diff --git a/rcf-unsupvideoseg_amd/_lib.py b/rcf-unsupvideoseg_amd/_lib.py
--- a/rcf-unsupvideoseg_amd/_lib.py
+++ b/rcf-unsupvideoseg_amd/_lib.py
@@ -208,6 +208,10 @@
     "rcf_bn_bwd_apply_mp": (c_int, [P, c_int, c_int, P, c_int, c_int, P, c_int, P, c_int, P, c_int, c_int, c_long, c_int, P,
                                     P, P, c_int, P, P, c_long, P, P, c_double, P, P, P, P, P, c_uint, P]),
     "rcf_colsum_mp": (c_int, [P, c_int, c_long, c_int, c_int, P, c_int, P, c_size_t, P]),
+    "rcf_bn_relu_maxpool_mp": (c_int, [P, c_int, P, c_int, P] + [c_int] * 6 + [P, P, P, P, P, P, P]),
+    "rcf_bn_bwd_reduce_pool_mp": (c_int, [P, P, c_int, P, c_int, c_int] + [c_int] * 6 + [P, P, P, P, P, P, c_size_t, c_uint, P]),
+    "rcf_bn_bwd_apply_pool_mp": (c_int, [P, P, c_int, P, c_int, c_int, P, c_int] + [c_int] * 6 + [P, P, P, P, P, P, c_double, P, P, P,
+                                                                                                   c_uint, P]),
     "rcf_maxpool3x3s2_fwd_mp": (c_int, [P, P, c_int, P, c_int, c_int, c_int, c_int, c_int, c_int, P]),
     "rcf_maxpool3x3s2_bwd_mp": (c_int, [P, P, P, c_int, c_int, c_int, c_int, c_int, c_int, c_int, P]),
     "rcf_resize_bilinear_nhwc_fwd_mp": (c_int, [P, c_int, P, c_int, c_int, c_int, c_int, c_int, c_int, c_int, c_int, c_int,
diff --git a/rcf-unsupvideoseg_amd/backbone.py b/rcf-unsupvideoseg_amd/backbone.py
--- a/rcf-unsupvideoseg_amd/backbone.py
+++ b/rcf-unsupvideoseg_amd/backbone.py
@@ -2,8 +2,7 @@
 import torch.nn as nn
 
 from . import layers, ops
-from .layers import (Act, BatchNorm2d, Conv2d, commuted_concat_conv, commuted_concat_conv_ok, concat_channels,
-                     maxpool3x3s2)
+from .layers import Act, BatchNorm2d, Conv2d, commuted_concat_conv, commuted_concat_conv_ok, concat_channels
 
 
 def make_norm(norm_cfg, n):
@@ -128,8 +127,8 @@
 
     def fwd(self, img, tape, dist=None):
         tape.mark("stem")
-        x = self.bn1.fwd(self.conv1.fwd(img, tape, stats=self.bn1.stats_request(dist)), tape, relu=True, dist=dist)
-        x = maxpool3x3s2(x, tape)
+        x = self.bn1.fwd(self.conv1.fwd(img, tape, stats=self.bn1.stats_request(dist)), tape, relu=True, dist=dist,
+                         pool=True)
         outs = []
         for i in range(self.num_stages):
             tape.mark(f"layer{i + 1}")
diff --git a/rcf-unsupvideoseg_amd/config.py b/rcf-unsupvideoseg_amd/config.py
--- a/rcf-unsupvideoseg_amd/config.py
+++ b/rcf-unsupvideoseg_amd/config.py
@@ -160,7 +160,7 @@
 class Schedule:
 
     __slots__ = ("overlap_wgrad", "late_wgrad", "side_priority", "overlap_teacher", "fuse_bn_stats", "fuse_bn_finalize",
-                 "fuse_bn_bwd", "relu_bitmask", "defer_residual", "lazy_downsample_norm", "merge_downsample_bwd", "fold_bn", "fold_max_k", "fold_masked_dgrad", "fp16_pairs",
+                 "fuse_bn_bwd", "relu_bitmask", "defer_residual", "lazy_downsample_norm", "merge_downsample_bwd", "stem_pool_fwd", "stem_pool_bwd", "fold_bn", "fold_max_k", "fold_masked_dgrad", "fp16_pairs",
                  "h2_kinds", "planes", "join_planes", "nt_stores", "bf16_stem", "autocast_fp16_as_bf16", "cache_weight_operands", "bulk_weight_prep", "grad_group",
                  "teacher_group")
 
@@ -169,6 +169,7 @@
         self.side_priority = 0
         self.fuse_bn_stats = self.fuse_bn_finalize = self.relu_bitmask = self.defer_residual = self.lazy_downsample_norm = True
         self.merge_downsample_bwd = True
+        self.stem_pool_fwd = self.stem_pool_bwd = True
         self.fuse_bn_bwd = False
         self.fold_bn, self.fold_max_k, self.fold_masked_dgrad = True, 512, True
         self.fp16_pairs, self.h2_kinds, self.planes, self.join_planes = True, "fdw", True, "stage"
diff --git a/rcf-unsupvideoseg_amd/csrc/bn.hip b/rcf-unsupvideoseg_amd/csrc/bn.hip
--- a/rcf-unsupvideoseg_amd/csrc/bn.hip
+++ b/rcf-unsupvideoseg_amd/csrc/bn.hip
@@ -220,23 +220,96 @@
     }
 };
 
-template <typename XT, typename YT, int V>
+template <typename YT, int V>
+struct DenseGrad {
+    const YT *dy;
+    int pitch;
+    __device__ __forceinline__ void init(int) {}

★ ★ ★ ★

From the entries above, return exactly the line containing "import torch.nn as nn", the line containing "x = maxpool3x3s2(x, tape)", and all lines between, and nothing else.

 import torch.nn as nn
 
 from . import layers, ops
-from .layers import (Act, BatchNorm2d, Conv2d, commuted_concat_conv, commuted_concat_conv_ok, concat_channels,
-                     maxpool3x3s2)
+from .layers import Act, BatchNorm2d, Conv2d, commuted_concat_conv, commuted_concat_conv_ok, concat_channels
 
 
 def make_norm(norm_cfg, n):
@@ -128,8 +127,8 @@
 
     def fwd(self, img, tape, dist=None):
         tape.mark("stem")
-        x = self.bn1.fwd(self.conv1.fwd(img, tape, stats=self.bn1.stats_request(dist)), tape, relu=True, dist=dist)
-        x = maxpool3x3s2(x, tape)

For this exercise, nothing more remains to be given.